Here is the stem in question - it has a "W" on the bottom. The neck is thin when viewed from the top but substantial when viewed from the side such that it's kind of a very flat oval profile. Has a tapered center. Has a kind of L-shaped wedge piece. The bars that came with it were the Schwinn version of north road found on the early 60s lightweights. Stem chrome is of good quality and it cleaned up nicely.


----------



## GTs58 (Jan 31, 2022)

It's very possible Schwinn may have used those stems for a short time. I have quite a few 1961-62's but haven't come across a Wald stem on any. I do have a 1961 serial dated piece that had a set of Wald bars that were a perfect match to Schwinn's Northroad bars used on all the middle and lightweights of that time. They had a W engraved/etched in on the right side at the very end. During 1961 Schwinn used two style of stems for some reason with the one year only piece that had the vertical bar cinch bolt. That stem was not model specific and was used randomly over the year so something may have been going on during that time.


----------



## SirMike1983 (Jan 31, 2022)

Thanks for that information.
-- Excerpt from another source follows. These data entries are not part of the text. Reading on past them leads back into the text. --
@@ -613,7 +614,7 @@
   *U = (int64_t)M + S; return DA_OK;
 }
 enum MhForm { MH_DIRECT = 0, MH_TILES = 1, MH_SPARSE = 2, MH_TILES_PIPE = 3, MH_ROWS = 4, MH_ROWS_PIPE = 5 };
-struct MhRoute { int64_t n = 0, unique = 0, hybrid_pairs = -1; int taken = MH_DIRECT, plane_bits = 0, chunks = 0, expand_launches = 0, hybrid_bits_before = 0; bool packed_table = false; float ms[6] = {0, 0, 0, 0, 0, 0}; };
+struct MhRoute { int64_t n = 0, unique = 0, hybrid_pairs = -1; int taken = MH_DIRECT, plane_bits = 0, chunks = 0, expand_launches = 0, hybrid_bits_before = 0, dedup_order = -1; bool packed_table = false; float ms[6] = {0, 0, 0, 0, 0, 0}; };
 static MhRoute &mh_route() { static thread_local MhRoute r; return r; }
 struct MhEvents {
   hipEvent_t e[7] = {nullptr, nullptr, nullptr, nullptr, nullptr, nullptr, nullptr};
@@ -630,7 +631,7 @@
     if (e > covered_to) { total += e - std::max(b, covered_to); covered_to = e; }
   }
 };
-struct MhDedup { int64_t U = 0; bool take = false, rows = false; DevBuf work; NwDedupPlan p{}; std::vector<int32_t> ub; };
+struct MhDedup { int64_t U = 0; bool take = false, rows = false; DedupOrder order = DedupOrder::first; DevBuf work; NwDedupPlan p{}; std::vector<int32_t> ub; };
 static int mh_count_unique(const uint8_t *d_res, const int64_t *d_off, int64_t n, int64_t total, DevBuf *work, NwDedupPlan *p, int64_t *U,
                            hipStream_t stream) {
   int rc;
@@ -651,8 +652,9 @@
                         : expand_stream_ok(n, std::min<int64_t>(U, 65536), n_hash, d_out, ld) ? 68 : 60;
   d->take = U > 0 && U * 100 <= n * max_pct && expand_rows_workspace_bytes(n, U, DA_OUT_F64, false, n_hash, 0) != 0;
   if (!d->take) return DA_OK;
-  if ((rc = launch_nw_dedup_build(d_res, d_off, n, U, d->p, stream, true)) != DA_OK) return rc;
   d->rows = cfg.mh_expand <= MH_EXPAND_ROWSPIPE && expand_stream_ok(n, U, n_hash, d_out, ld);
+  d->order = d->rows && cfg.mh_dedup_order != 1 ? DedupOrder::zoned : DedupOrder::first;
+  if ((rc = launch_nw_dedup_build(d_res, d_off, n, U, d->p, stream, d->order, d->rows ? expand_stream_zones() : 1)) != DA_OK) return rc;
   if (d->rows) return DA_OK;
   const int64_t NB = mh_sym_bands(n);
   std::vector<int32_t> b((size_t)NB);
@@ -909,6 +911,7 @@
   MhDedup d;
   if ((rc = mh_dedup_plan(d_res, d_off, n, total, n_hash, d_out, ld, &d, stream)) != DA_OK) return rc;
   route.unique = d.U;
+  if (d.take) route.dedup_order = (int)d.order;
   DA_HIP_TRY(hipEventRecord(ev[1], stream));
   MhCodes c;
   if ((rc = mh_codes(d.take ? d.p.ucodes : d_res, d.take ? d.p.uoff : d_off, d.take ? d.U : n, k, n_hash, d_seeds, !d.take && d.U * 10 >= n * 9,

I bought the bars and stem mainly for the Schwinn north road type bars to put them on a 3-speed. The stem was different from what I've seen before, but everything looked like it belonged together. It kind of looks like Wald's attempt at a razorback type stem. It sort of has that look, but not as refined as the earlier Schwinn razorback.


----------



## Adamtinkerer (Feb 5, 2022)

The cheaper models, like the Tornado and Hollywood, used the stamped Wald stems, so it's very possible they used some cast ones too.


----------



## Jeff54 (Feb 5, 2022)

I have the same stem and bolts but not originally chromed as well as yours looks, that appears to be original on 53 girl DX. I think Wald became Schwinn's lower end bike accessory around 51-2. and with thicker chrome, better odds yours could be a 60's Schwinn option. Shape is kind of like a Razor, but fits the old 'Goose neck' term quite well.


----------



## Schwinny (Feb 6, 2022)

I think I pulled the same stem off of either a ladies frame 61 Traveler or a 64 ladies varsity tourist.
Sold the combo here and the buyer had the same reasoning. 
Does the bar have a date stamp at the knurl?


----------